» **Action item**
Where a line below holds the string "hipSuccess", copy that line.

• • •

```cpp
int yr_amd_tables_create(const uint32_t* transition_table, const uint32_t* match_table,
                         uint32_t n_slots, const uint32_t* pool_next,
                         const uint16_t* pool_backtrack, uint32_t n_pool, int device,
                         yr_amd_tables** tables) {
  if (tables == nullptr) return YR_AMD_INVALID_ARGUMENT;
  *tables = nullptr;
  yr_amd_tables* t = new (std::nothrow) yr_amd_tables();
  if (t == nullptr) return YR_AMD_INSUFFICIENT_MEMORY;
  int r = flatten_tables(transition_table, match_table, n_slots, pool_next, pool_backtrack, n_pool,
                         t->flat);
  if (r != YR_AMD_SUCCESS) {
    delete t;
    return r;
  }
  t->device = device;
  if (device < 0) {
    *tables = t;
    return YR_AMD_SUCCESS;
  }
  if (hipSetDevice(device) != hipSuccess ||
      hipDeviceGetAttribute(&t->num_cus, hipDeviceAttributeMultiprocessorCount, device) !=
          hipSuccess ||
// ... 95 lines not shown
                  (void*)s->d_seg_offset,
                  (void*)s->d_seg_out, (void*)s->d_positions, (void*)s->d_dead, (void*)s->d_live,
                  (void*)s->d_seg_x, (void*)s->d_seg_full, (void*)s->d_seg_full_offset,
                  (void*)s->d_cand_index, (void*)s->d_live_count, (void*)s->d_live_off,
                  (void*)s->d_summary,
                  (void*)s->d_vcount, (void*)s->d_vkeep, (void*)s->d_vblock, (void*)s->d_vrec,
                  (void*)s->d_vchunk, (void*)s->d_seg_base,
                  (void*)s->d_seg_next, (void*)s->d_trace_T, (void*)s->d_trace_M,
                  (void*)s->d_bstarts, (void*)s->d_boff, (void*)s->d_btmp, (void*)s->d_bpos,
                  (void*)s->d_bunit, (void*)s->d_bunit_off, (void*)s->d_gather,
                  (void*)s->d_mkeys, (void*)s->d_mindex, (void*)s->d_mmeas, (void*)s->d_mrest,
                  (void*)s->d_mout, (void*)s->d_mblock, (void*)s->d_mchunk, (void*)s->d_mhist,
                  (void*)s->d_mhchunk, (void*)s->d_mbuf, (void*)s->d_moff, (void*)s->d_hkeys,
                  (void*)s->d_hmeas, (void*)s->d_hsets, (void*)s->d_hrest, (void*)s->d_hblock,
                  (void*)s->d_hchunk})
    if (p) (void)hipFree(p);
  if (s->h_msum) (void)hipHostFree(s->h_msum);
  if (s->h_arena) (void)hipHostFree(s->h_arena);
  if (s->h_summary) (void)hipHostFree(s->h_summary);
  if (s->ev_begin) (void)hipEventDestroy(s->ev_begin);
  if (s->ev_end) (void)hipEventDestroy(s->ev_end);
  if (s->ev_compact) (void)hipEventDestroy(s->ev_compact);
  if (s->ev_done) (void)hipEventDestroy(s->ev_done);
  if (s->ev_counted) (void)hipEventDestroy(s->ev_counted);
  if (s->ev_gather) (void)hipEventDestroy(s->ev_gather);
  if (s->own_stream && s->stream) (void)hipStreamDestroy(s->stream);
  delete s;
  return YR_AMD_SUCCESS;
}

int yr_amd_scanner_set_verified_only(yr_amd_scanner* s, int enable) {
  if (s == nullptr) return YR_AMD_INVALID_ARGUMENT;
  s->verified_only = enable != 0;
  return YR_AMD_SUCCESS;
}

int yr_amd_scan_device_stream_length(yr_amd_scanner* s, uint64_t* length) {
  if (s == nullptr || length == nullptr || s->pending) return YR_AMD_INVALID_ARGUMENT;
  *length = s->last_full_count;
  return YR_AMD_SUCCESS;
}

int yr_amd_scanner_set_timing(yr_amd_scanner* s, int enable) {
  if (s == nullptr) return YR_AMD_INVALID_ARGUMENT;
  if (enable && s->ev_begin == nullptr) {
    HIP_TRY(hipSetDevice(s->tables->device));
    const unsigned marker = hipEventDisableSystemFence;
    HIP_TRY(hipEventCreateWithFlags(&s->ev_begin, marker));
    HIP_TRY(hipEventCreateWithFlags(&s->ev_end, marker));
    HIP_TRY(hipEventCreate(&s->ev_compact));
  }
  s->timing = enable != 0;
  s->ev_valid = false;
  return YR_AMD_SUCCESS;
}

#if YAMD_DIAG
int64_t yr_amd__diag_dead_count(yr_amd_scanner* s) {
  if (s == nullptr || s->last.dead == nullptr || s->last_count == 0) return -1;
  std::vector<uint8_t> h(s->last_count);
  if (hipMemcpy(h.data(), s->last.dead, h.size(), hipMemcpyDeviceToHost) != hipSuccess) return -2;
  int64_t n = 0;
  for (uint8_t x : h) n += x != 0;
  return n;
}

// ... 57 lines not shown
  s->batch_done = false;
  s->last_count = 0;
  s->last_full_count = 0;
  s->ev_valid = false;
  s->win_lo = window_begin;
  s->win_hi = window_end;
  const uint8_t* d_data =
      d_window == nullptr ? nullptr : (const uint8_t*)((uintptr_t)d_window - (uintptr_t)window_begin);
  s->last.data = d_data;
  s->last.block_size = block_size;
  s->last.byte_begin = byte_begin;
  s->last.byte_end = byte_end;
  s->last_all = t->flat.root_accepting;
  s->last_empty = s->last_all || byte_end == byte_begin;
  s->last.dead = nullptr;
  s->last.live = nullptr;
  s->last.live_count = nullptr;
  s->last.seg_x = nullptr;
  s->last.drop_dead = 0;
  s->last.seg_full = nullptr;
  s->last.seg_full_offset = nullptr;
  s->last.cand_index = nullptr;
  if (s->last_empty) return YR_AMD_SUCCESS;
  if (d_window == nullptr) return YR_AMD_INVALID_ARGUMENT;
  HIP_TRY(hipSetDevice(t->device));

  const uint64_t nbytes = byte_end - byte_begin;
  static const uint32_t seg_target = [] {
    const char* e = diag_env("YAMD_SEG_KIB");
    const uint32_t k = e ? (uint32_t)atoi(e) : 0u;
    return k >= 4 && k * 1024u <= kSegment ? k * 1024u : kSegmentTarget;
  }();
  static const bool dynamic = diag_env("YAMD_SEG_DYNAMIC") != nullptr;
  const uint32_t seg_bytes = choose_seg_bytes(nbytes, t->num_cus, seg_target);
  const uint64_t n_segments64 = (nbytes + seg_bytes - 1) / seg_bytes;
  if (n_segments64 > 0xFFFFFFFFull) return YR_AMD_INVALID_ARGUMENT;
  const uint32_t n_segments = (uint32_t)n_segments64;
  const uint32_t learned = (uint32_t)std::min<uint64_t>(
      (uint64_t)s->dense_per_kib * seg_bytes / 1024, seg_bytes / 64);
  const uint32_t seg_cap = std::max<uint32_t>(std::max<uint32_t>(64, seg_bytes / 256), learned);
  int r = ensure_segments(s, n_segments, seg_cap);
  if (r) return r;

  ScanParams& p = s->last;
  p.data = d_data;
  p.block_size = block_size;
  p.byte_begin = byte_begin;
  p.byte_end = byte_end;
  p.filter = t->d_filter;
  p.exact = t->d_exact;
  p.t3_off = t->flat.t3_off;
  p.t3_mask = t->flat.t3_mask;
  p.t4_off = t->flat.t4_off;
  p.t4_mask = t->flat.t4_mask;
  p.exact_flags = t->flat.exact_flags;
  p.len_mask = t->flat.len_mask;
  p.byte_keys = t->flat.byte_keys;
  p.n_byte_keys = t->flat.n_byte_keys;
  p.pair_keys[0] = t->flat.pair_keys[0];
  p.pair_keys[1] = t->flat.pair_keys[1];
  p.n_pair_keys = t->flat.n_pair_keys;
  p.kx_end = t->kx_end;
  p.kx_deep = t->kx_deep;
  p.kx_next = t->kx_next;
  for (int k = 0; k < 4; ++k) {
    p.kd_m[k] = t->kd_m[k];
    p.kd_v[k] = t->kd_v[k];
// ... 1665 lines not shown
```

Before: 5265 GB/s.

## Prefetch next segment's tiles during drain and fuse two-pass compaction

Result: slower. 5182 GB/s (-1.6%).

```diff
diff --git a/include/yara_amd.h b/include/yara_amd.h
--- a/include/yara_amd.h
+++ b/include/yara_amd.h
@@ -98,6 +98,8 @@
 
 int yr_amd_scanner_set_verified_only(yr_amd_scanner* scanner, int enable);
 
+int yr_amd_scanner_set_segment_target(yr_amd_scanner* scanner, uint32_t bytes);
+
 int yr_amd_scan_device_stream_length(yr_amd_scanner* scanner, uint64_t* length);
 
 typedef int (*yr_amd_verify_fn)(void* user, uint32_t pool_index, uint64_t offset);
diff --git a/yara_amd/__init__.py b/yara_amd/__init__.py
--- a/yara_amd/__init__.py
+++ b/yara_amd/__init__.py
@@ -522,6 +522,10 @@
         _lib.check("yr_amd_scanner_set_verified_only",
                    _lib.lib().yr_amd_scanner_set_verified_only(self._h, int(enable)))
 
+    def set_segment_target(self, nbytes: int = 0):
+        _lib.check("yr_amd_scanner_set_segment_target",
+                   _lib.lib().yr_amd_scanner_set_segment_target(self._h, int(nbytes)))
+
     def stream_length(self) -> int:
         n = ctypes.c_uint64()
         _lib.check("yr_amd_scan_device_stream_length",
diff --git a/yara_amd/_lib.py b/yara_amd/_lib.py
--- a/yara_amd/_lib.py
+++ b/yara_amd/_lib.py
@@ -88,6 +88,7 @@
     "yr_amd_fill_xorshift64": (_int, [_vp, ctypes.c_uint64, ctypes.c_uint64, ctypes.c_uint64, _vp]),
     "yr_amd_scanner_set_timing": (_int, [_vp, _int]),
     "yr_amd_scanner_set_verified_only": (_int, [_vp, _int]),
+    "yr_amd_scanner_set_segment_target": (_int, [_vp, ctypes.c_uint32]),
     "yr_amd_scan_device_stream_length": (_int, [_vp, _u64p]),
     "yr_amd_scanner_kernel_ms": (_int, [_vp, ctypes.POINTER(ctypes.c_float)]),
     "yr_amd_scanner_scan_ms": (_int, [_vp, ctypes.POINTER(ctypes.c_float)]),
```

• • •

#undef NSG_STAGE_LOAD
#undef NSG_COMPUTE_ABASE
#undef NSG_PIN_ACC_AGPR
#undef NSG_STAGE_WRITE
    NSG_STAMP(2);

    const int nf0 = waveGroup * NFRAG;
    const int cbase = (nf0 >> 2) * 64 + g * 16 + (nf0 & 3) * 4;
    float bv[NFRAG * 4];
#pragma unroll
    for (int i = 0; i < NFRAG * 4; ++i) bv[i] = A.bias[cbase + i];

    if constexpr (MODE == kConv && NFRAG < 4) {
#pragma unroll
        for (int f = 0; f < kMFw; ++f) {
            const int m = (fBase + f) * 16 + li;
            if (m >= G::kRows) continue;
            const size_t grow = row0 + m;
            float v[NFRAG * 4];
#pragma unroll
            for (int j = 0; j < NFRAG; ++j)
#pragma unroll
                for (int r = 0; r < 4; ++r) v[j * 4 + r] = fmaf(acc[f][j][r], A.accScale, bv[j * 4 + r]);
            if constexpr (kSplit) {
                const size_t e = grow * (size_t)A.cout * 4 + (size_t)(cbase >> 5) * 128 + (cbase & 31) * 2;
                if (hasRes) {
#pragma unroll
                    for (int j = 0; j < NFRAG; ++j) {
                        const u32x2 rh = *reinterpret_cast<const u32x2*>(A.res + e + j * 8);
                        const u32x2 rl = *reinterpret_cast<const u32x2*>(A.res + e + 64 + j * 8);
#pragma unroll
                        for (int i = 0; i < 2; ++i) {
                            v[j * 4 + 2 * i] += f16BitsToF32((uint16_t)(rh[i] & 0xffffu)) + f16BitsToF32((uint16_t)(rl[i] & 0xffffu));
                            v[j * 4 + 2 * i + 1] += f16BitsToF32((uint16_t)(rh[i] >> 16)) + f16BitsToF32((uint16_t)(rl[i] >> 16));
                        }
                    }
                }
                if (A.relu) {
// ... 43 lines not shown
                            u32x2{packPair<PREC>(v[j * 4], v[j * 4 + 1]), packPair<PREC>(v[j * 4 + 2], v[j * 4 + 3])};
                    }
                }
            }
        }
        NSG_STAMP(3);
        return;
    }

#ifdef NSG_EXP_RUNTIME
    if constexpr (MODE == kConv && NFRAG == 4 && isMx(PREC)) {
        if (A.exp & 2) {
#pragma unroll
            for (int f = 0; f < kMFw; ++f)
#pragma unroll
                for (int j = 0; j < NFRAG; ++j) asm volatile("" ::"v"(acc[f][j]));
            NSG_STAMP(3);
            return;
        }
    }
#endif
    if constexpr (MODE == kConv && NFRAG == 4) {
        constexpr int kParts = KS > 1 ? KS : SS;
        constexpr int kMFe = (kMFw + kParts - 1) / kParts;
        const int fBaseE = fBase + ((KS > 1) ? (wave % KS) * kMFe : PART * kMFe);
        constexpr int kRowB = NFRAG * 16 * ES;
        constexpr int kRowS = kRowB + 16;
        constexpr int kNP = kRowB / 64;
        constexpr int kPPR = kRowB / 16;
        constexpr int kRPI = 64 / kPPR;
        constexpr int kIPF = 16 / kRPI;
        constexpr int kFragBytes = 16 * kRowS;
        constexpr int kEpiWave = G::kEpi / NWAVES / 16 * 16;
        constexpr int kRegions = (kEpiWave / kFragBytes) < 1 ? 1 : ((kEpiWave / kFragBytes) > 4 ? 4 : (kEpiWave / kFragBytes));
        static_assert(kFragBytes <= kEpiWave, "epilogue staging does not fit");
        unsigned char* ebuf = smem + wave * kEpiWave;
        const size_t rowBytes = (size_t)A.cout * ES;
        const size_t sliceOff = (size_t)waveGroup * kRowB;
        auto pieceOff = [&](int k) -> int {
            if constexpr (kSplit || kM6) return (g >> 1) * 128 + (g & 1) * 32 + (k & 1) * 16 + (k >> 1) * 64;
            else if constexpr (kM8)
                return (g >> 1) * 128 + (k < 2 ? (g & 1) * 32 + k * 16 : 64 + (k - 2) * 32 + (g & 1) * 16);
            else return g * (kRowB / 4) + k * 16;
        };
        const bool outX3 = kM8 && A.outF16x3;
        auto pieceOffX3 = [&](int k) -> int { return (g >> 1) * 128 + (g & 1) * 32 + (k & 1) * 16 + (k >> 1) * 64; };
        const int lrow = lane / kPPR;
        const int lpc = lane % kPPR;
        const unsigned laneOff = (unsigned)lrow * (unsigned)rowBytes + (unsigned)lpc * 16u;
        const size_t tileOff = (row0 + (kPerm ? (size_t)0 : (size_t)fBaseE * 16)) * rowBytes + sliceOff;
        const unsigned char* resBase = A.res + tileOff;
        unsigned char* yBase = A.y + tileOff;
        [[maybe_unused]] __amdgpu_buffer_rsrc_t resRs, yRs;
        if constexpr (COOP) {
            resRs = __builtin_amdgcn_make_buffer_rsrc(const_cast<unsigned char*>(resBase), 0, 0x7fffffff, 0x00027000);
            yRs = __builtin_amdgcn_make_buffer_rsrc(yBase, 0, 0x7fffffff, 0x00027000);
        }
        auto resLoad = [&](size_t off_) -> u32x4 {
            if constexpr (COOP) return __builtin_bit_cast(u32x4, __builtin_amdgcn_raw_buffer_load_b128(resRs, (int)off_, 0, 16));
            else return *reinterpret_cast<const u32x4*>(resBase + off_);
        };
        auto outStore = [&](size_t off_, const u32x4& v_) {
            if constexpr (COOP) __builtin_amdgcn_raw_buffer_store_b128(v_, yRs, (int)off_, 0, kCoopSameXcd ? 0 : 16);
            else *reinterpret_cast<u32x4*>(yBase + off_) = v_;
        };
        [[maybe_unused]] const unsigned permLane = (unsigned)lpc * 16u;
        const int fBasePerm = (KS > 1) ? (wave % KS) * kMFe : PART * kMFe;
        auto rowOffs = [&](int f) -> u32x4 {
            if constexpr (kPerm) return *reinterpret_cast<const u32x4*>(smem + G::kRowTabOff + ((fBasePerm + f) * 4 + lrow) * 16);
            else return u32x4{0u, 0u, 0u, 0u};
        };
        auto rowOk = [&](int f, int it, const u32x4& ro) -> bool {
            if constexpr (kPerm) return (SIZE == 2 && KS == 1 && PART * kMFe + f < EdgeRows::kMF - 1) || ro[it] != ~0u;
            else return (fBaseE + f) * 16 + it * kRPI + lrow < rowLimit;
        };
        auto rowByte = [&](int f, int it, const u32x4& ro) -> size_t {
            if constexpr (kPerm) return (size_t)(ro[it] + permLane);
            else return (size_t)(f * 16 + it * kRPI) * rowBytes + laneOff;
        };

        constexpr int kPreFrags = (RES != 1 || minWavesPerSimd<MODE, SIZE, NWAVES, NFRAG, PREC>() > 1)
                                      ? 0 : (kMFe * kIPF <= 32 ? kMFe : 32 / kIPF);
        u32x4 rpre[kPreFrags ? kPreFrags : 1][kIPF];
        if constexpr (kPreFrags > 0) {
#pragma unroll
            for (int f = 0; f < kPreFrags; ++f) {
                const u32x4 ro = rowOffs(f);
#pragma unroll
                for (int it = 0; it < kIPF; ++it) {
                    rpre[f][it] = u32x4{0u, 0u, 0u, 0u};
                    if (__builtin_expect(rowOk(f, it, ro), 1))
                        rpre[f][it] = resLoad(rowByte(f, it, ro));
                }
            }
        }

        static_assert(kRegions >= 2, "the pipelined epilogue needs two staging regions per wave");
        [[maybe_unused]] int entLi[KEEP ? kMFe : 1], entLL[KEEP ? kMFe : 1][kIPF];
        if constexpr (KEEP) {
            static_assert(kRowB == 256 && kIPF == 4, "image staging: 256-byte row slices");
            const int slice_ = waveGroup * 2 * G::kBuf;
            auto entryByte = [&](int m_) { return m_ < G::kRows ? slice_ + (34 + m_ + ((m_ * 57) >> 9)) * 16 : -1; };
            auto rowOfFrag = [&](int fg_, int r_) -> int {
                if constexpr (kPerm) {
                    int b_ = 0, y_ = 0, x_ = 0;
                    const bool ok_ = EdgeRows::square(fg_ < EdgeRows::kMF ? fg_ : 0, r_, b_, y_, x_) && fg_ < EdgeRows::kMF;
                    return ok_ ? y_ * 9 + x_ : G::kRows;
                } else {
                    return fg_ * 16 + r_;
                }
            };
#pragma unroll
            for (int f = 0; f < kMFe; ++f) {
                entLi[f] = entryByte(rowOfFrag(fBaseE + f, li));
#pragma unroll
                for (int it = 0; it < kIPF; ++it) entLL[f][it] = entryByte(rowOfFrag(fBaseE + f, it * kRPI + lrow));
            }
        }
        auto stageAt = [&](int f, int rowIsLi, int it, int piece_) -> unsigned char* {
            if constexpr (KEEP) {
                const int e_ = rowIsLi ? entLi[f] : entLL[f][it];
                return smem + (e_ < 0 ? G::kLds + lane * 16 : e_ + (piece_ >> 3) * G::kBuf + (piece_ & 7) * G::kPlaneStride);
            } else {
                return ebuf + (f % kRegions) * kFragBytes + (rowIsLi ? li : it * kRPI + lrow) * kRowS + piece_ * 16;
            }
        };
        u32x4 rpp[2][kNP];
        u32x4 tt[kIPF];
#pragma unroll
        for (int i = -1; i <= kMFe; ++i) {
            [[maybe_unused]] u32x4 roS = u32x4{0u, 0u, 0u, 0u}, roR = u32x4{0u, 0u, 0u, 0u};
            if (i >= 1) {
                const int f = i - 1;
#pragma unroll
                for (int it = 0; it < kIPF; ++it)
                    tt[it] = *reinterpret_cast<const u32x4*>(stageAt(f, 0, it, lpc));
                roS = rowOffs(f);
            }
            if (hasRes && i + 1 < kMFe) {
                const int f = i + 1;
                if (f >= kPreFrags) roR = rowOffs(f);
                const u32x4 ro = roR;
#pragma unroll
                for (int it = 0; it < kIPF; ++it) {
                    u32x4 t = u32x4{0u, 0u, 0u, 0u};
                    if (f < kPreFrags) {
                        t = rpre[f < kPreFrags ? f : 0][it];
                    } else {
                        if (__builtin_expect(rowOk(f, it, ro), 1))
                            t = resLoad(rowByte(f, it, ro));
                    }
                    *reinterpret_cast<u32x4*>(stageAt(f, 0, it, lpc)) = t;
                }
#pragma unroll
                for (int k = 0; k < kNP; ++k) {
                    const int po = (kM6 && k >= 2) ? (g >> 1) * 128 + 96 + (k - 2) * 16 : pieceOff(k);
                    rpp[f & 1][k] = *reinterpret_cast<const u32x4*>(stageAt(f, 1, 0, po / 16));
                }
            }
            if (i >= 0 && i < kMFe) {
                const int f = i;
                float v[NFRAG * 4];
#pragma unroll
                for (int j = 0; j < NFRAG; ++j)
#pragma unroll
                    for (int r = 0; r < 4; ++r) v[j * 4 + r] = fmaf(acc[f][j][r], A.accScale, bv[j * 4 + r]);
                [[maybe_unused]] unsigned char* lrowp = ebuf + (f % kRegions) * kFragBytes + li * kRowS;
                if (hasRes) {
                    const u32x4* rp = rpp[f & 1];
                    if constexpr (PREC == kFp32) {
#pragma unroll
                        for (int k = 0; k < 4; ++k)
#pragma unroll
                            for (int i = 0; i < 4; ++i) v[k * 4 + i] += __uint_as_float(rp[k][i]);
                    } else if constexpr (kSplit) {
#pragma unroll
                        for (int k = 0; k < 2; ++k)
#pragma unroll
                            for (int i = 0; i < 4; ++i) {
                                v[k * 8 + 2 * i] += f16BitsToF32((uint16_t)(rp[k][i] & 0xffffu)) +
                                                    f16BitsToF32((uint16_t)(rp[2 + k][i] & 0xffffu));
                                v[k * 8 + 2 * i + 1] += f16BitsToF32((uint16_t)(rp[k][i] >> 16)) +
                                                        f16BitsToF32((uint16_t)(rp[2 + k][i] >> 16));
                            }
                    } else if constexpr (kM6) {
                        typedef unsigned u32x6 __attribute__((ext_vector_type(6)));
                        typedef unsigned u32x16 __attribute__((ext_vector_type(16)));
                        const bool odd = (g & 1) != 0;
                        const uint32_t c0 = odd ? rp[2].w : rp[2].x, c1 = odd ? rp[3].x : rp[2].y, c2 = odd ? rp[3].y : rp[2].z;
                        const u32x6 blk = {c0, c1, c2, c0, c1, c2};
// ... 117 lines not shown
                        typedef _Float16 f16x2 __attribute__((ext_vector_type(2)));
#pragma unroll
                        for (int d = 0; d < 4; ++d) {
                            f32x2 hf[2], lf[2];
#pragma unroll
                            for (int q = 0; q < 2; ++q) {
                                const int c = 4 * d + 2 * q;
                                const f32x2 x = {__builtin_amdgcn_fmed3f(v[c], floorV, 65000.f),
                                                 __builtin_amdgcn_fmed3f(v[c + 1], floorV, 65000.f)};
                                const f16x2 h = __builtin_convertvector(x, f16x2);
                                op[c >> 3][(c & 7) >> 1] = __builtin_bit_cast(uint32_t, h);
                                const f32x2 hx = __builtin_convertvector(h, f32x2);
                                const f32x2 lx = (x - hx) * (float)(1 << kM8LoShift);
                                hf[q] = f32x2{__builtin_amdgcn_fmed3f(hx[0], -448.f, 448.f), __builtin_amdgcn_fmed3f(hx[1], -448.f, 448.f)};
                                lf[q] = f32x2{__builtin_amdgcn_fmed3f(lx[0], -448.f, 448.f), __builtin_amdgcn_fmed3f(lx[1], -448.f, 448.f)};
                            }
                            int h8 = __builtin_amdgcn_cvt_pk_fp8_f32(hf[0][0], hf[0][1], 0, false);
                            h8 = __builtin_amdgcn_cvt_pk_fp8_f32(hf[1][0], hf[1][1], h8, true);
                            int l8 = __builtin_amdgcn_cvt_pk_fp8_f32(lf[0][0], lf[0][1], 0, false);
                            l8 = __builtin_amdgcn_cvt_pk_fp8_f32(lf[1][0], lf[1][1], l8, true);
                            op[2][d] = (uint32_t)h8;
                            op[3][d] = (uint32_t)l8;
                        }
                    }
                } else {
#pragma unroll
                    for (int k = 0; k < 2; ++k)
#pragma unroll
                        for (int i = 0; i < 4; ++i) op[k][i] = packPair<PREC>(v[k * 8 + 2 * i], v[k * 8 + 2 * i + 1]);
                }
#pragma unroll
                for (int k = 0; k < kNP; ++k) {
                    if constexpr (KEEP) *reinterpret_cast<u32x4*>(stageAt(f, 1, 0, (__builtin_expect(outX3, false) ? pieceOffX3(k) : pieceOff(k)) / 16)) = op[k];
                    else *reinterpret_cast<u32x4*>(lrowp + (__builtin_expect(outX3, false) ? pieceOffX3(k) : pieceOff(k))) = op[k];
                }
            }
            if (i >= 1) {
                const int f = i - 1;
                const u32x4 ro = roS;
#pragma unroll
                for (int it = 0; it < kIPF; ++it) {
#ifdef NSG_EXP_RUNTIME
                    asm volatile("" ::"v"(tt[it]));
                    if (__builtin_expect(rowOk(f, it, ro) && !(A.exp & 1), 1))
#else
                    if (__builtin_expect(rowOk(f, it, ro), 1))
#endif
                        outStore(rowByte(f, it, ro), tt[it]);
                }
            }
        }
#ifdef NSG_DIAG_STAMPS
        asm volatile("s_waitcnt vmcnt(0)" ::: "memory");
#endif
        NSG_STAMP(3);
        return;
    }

• • •

» **Solution to the exercise**
  if (hipSetDevice(device) != hipSuccess ||
          hipSuccess ||
  if (hipMemcpy(h.data(), s->last.dead, h.size(), hipMemcpyDeviceToHost) != hipSuccess) return -2;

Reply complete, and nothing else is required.